Thank you. Good afternoon, everyone. My first question is, can you talk a bit about how you're thinking of capital allocation? Obviously, with the asset deal out there, that will have some implications for it. But in general, how are you thinking about the ability to generate cash this year as things normalize, and then some of the opportunities for it.

speaker
Nick Fink

Okay. I'll just start broadly, and Dave can take you through some of the detail. But I would say at the highest level, our capital allocation strategy remains unchanged. You know, we continue to invest in ourselves. Those are our surest and highest return investments. And the teams continue to bring, you know, some great ideas forward for, you know, great returns. And so, you know, as we'll recap, first and foremost, you know, second to corporate development there where we can generate value. And, you know, we're very, as you know, from our long history, we're very disciplined about that part. And then we will return to shareholders, you know, what doesn't go into the first two buckets. And that, you know, certainly has not changed now. You know, we do have a deal pending where, you know, we're very excited about that. We think we're a great home for those brands and can really, build them in a very exciting way. And so we're being mindful of that as we move forward. But, you know, while maintaining a conservative leverage, particularly in this environment, you know, you saw like in this quarter an opportunity as the teams did a really nice job generating cash to be opportunistic about share repurchase at, you know, wonderful values. So we stepped in and we did that. And I think that's very consistent with, you know, how we've approached it in the past and we'll continue to approach it in the future.

speaker
ThermaTru

Yeah. And so just to put some points around cash flow, this has been a focus for us, as we mentioned, you know, on our call prior, we were cash free cash flow positive in the first quarter, which is unusual for us. It's usually a cash bleed quarter, you know, as we're ramping up inventories for the building season. So it really demonstrates that our initiatives, to right size working capital and inventory are working. And in fact, our free cash flow was $270 million better quarter over quarter this year versus last year. So as long as we can continue to generate cash in this environment, and as we've talked about in the past, this business in a downturn does generate a lot of cash as we shrink the balance sheet, we'll have opportunity to deploy that capital effectively.

speaker
Susan McClary

Okay, that's very helpful. And then, you know, turning to water innovations, when you think about the trajectory for the margins in that segment, how should we think about the relative cadence as we go through this year? You know, you talked about China being weak, but obviously seeing new construction there pretty strong and maybe R&R sort of in between those two. How do you think about the dynamics and especially maybe as well as you think about the strength and how it's a role relative to Moen?

speaker
ThermaTru

Yeah. So this is Dave, I'll handle that. So just a reminder, you know, our full year target for water is 23% to 24%. You know, as we look at their margin cadence through the year, you know, improving sequentially, I'd say first quarter to second quarter, and then second quarter to the third quarter before probably a seasonal step back a bit in the fourth quarter. That's back to kind of a seasonal pattern for this business, you know, quarter to quarter.
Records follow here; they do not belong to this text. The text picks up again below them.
template <int ET, bool SPLIT, bool SHORT = false>
__device__ __forceinline__ void gemm_epilogue16(const ConvGemmParams& p, f32x4_t (&acc)[4][8], char* smem, int tm, int tn,
                                                int tid, int lane, int r4, int h4, int wm, int wn) {
  const int c_l = wn * 128 + 8 * r4;
  const int n0 = tn * 256 + c_l;
  {
    f32x4_t b0 = {0.f, 0.f, 0.f, 0.f}, b1 = b0;
    if (p.bias != nullptr) { b0 = *(const f32x4_t*)(p.bias + n0); b1 = *(const f32x4_t*)(p.bias + n0 + 4); }
    if constexpr (ET == 1) {
      const float ws = p.w_scale;
#pragma unroll
      for (int mb = 0; mb < 4; ++mb)
#pragma unroll
        for (int j = 0; j < 4; ++j) { acc[mb][j] = acc[mb][j] * ws + b0[j]; acc[mb][4 + j] = acc[mb][4 + j] * ws + b1[j]; }
    } else if (p.bias != nullptr) {
#pragma unroll
      for (int mb = 0; mb < 4; ++mb)
#pragma unroll
        for (int j = 0; j < 4; ++j) { acc[mb][j] += b0[j]; acc[mb][4 + j] += b1[j]; }
    }
  }
  constexpr bool short_l = SHORT;
  const int lane_b = short_l ? (4 * h4) / p.L : 0, lane_l = -lane_b * p.L;
  int blk_b[4], blk_l[4];
#pragma unroll
  for (int mb = 0; mb < 4; ++mb) {
    const int m0 = tm * 256 + wm * 64 + mb * 16;
    const int b = m0 / p.L;
    blk_b[mb] = b;
    blk_l[mb] = m0 - b * p.L;
  }
  auto store_row = [&](char* o, const float (&v)[8]) {
    short8_t hi, lo;
    if constexpr (ET == 1) {
      sat_check_row(p.sat, v);
#pragma unroll
      for (int jj = 0; jj < 4; ++jj) {
        const f32x2_t c = {__builtin_amdgcn_fmed3f(v[2 * jj], -65504.0f, 65504.0f),
                           __builtin_amdgcn_fmed3f(v[2 * jj + 1], -65504.0f, 65504.0f)};
        const half2_t h = __builtin_convertvector(c, half2_t);
        const short2_t hs = __builtin_bit_cast(short2_t, h);
        hi[2 * jj] = hs[0]; hi[2 * jj + 1] = hs[1];
        if constexpr (SPLIT) {
          const half2_t l = __builtin_convertvector(c - __builtin_convertvector(h, f32x2_t), half2_t);
          const short2_t ls = __builtin_bit_cast(short2_t, l);
          lo[2 * jj] = ls[0]; lo[2 * jj + 1] = ls[1];
        }
      }
    } else {
#pragma unroll
      for (int j = 0; j < 8; ++j) {
        hi[j] = (short)f2bf(v[j]);
        if constexpr (SPLIT) lo[j] = (short)f2bf(v[j] - bf2f((unsigned short)hi[j]));
      }
    }
    *(short8_t*)o = hi;
    if constexpr (SPLIT) *(short8_t*)(o + p.out_plane) = lo;
  };
  auto out_ptr = [&](int mb, int esize) {
    const long long orow = (long long)(blk_b[mb] + lane_b) * p.out_Lp + (long long)(blk_l[mb] + 4 * h4 + lane_l) * p.out_stride + p.out_off;
    return (char*)p.Out + (orow * p.ldc + p.out_coff + n0) * esize;
  };
  if (p.mode < MODE_GN_MISH) {
    const int esize = p.out_f32 ? 4 : 2;
    const long long ostep = (long long)p.out_stride * p.ldc * esize;
#pragma unroll
    for (int mb = 0; mb < 4; ++mb) {
      char* ob = out_ptr(mb, esize);
#pragma unroll
      for (int i = 0; i < 4; ++i, ob += ostep) {
        float v[8];
#pragma unroll
        for (int j = 0; j < 8; ++j) v[j] = acc[mb][j][i];
        if (p.out_f32) {
          *(f32x4_t*)ob = f32x4_t{v[0], v[1], v[2], v[3]};
          *(f32x4_t*)(ob + 16) = f32x4_t{v[4], v[5], v[6], v[7]};
        } else {
          store_row(ob, v);
        }
      }
    }
    return;
  }
  const bool has_film = p.mode == MODE_GN_MISH_FILM, has_res = p.mode == MODE_GN_MISH_RES;
  const int spt = 256 / p.L;
  const int ns = spt > 16 ? spt * 4 : 64;
  float* s_sum = (float*)smem;
  float* s_sq = s_sum + ns;
  float* s_gb = s_sq + ns;
  float* s_film = s_gb + 512;
  const bool film_direct = has_film && short_l;
  const int b_last = p.M / p.L - 1;
  for (int i = tid; i < 2 * ns; i += 512) s_sum[i] = 0.0f;
  s_gb[tid] = tid < 256 ? p.gamma[tn * 256 + tid] : p.beta[tn * 256 + tid - 256];
  if (has_film && !film_direct) {
    for (int idx = tid; idx < spt * 128; idx += 512) {
      const int sm = idx >> 7, c4 = idx & 127;
      const int b = min(tm * spt + sm, b_last);
      const float* src = p.film + (long long)b * p.film_ld + p.film_off + tn * 256 + (c4 & 63) * 4 + (c4 >> 6) * p.N;
      *(f32x4_t*)(s_film + sm * 512 + c4 * 4) = *(const f32x4_t*)src;
    }
  }
  f32x4_t rh[2], rl[2];
  const long long rstep = (long long)p.ldres * 2;
  auto fetch_film = [&](int mb) {
    const float* fr = p.film + (long long)min(blk_b[mb] + lane_b, b_last) * p.film_ld + p.film_off + n0;
    rh[0] = *(const f32x4_t*)fr; rh[1] = *(const f32x4_t*)(fr + 4);
    rl[0] = *(const f32x4_t*)(fr + p.N); rl[1] = *(const f32x4_t*)(fr + p.N + 4);
  };
  if (film_direct) fetch_film(0);
  auto fetch_res = [&](int r) {
    const long long rrow = (long long)(blk_b[r >> 2] + lane_b) * p.res_Lp + blk_l[r >> 2] + 4 * h4 + lane_l + p.res_off;
    const char* rp = (const char*)p.Res + (rrow * p.ldres + n0) * 2 + (r & 3) * rstep;
    rh[r & 1] = *(const f32x4_t*)rp;
    if constexpr (SPLIT) rl[r & 1] = *(const f32x4_t*)(rp + p.res_plane);
  };
  if (has_res) { fetch_res(0); fetch_res(1); }
  __syncthreads();
  const int gi = c_l / p.group_ch;
  const bool wide = p.group_ch >= 128;
  const float inv_cnt = 1.0f / (float)(p.group_ch * p.L);
  int slot[4];
#pragma unroll
  for (int mb = 0; mb < 4; ++mb) slot[mb] = (blk_b[mb] + lane_b - tm * spt) * 4 + gi;
  const int hsame = short_l ? (p.L == 8 ? 2 : 1) : 4;
  const bool adder = (r4 == 0 || (!wide && r4 == 8)) && (h4 & (hsame - 1)) == 0;
  auto block_sums = [&](float (&s)[4], float* cell) {
#pragma unroll
    for (int mb = 0; mb < 4; ++mb) s[mb] = dpp_add<0xB1>(s[mb]);
#pragma unroll
    for (int mb = 0; mb < 4; ++mb) s[mb] = dpp_add<0x4E>(s[mb]);
#pragma unroll
    for (int mb = 0; mb < 4; ++mb) s[mb] = dpp_add<0x141>(s[mb]);
    if (wide) {
#pragma unroll
      for (int mb = 0; mb < 4; ++mb) s[mb] = dpp_add<0x140>(s[mb]);
    }
    if (hsame >= 2) {
#pragma unroll
      for (int mb = 0; mb < 4; ++mb) s[mb] += __shfl_xor(s[mb], 16);
    }
    if (hsame == 4) {
#pragma unroll
      for (int mb = 0; mb < 4; ++mb) s[mb] += __shfl_xor(s[mb], 32);
    }
    if (adder) {
#pragma unroll
      for (int mb = 0; mb < 4; ++mb) atomicAdd(&cell[slot[mb]], s[mb]);
    }
  };
  float mean_[4], rstd_[4];
  auto pair = [&](int mb, int j, int ip) { return f32x2_t{acc[mb][j][2 * ip], acc[mb][j][2 * ip + 1]}; };
  if constexpr (!SPLIT) {
    float s[4], q[4];
#pragma unroll
    for (int mb = 0; mb < 4; ++mb) {
      f32x2_t s2 = {0.f, 0.f}, q2 = {0.f, 0.f};
#pragma unroll
      for (int j = 0; j < 8; ++j)
#pragma unroll
        for (int ip = 0; ip < 2; ++ip) {
          const f32x2_t v = pair(mb, j, ip);
          s2 += v;
          q2 = __builtin_elementwise_fma(v, v, q2);
        }
      s[mb] = s2[0] + s2[1];
      q[mb] = q2[0] + q2[1];
    }
    block_sums(s, s_sum);
    block_sums(q, s_sq);
    __syncthreads();
#pragma unroll
    for (int mb = 0; mb < 4; ++mb) {
      mean_[mb] = s_sum[slot[mb]] * inv_cnt;
      const float var = fmaxf(s_sq[slot[mb]] * inv_cnt - mean_[mb] * mean_[mb], 0.0f);
      rstd_[mb] = rsqrtf(var + p.eps);
    }
  } else {
    float s[4];
#pragma unroll
    for (int mb = 0; mb < 4; ++mb) {
      f32x2_t s2 = {0.f, 0.f};
#pragma unroll
      for (int j = 0; j < 8; ++j)
#pragma unroll
        for (int ip = 0; ip < 2; ++ip) s2 += pair(mb, j, ip);
      s[mb] = s2[0] + s2[1];
    }
    block_sums(s, s_sum);
    __syncthreads();
#pragma unroll
    for (int mb = 0; mb < 4; ++mb) {
      mean_[mb] = s_sum[slot[mb]] * inv_cnt;
      f32x2_t q2 = {0.f, 0.f};
#pragma unroll
      for (int j = 0; j < 8; ++j) {
#pragma unroll
        for (int ip = 0; ip < 2; ++ip) {
          const f32x2_t d = pair(mb, j, ip) - mean_[mb];
          q2 = __builtin_elementwise_fma(d, d, q2);
        }
        if (j & 1) __builtin_amdgcn_sched_barrier(0);
      }
      s[mb] = q2[0] + q2[1];
    }
    block_sums(s, s_sq);
    __syncthreads();
#pragma unroll
    for (int mb = 0; mb < 4; ++mb) rstd_[mb] = rsqrtf(s_sq[slot[mb]] * inv_cnt + p.eps);
  }
  const long long ostep = (long long)p.out_stride * p.ldc * 2;
#pragma unroll
  for (int mb = 0; mb < 4; ++mb) {
    float mean = mean_[mb];
    const float rstd = rstd_[mb];
    if constexpr (SPLIT) asm volatile("" : "+v"(mean));
    float ga[8], be[8], fs[8], fb[8];
    {
      const f32x4_t gam0 = *(const f32x4_t*)(s_gb + c_l), gam1 = *(const f32x4_t*)(s_gb + c_l + 4);
      const f32x4_t bet0 = *(const f32x4_t*)(s_gb + 256 + c_l), bet1 = *(const f32x4_t*)(s_gb + 256 + c_l + 4);
#pragma unroll
      for (int j = 0; j < 4; ++j) {
        ga[j] = gam0[j] * rstd; ga[4 + j] = gam1[j] * rstd;
        if constexpr (SPLIT) { be[j] = bet0[j]; be[4 + j] = bet1[j]; }
        else { be[j] = bet0[j] - mean * ga[j]; be[4 + j] = bet1[j] - mean * ga[4 + j]; }
      }
    }
    if (film_direct) {
#pragma unroll
      for (int j = 0; j < 4; ++j) { fs[j] = rh[0][j]; fs[4 + j] = rh[1][j]; fb[j] = rl[0][j]; fb[4 + j] = rl[1][j]; }
      if (mb + 1 < 4) fetch_film(mb + 1);
    } else if (has_film) {
      const float* fr = s_film + (blk_b[mb] - tm * spt) * 512 + c_l;
      const f32x4_t f0 = *(const f32x4_t*)fr, f1 = *(const f32x4_t*)(fr + 4);
      const f32x4_t f2 = *(const f32x4_t*)(fr + 256), f3 = *(const f32x4_t*)(fr + 260);
#pragma unroll
      for (int j = 0; j < 4; ++j) { fs[j] = f0[j]; fs[4 + j] = f1[j]; fb[j] = f2[j]; fb[4 + j] = f3[j]; }
    }
    char* ob = out_ptr(mb, 2);
#pragma unroll
    for (int ip = 0; ip < 2; ++ip, ob += 2 * ostep) {
      const int r = mb * 4 + 2 * ip;
      f32x2_t v[8];
      if (has_res) {
        const short8_t h0 = __builtin_bit_cast(short8_t, rh[0]), h1 = __builtin_bit_cast(short8_t, rh[1]);
#pragma unroll
        for (int j = 0; j < 8; ++j) v[j] = f32x2_t{e2f<ET>((unsigned short)h0[j]), e2f<ET>((unsigned short)h1[j])};
        if constexpr (SPLIT) {
          const short8_t l0 = __builtin_bit_cast(short8_t, rl[0]), l1 = __builtin_bit_cast(short8_t, rl[1]);
#pragma unroll
          for (int j = 0; j < 8; ++j) v[j] += f32x2_t{e2f<ET>((unsigned short)l0[j]), e2f<ET>((unsigned short)l1[j])};
        }
        if (r + 2 < 16) { fetch_res(r + 2); fetch_res(r + 3); }
      } else {
#pragma unroll
        for (int j = 0; j < 8; ++j) v[j] = f32x2_t{0.f, 0.f};
      }
#pragma unroll
      for (int j = 0; j < 8; ++j) {
        f32x2_t x = pair(mb, j, ip);
        if constexpr (SPLIT) x = (x - mean) * ga[j] + be[j];
        else x = x * ga[j] + be[j];
        x = mish2<SPLIT ? 2 : 0>(x);
        v[j] += x;
      }
      if (has_film) {
#pragma unroll
        for (int j = 0; j < 8; ++j) v[j] = v[j] * fs[j] + fb[j];
      }
      float row[8];
#pragma unroll
      for (int j = 0; j < 8; ++j) row[j] = v[j][0];
      store_row(ob, row);
#pragma unroll
      for (int j = 0; j < 8; ++j) row[j] = v[j][1];
      store_row(ob + ostep, row);
      __builtin_amdgcn_sched_barrier(0);
    }
  }
}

And then within the portfolio, As we've talked about on call, our China business is profitable, remains profitable, and, in fact, was going to add the Fortune Brands Innovation Average for the first quarter on much lower volumes. So the team there is doing a great job. And then House of Roll, as it grows, becomes an accretive piece to the portfolio overall as well. So we feel like the business is performing as we would expect it to, and we'll see some of the sequential seasonal margin builds that we've had in years past.

speaker
Susan McClary

Okay, that's very helpful. Thank you.

speaker
spk15

Good luck.

speaker
Steve

Thank you.

speaker
Operator

Thank you. That concludes our question and answer session. Thank you for joining today's conference call. You may now disconnect.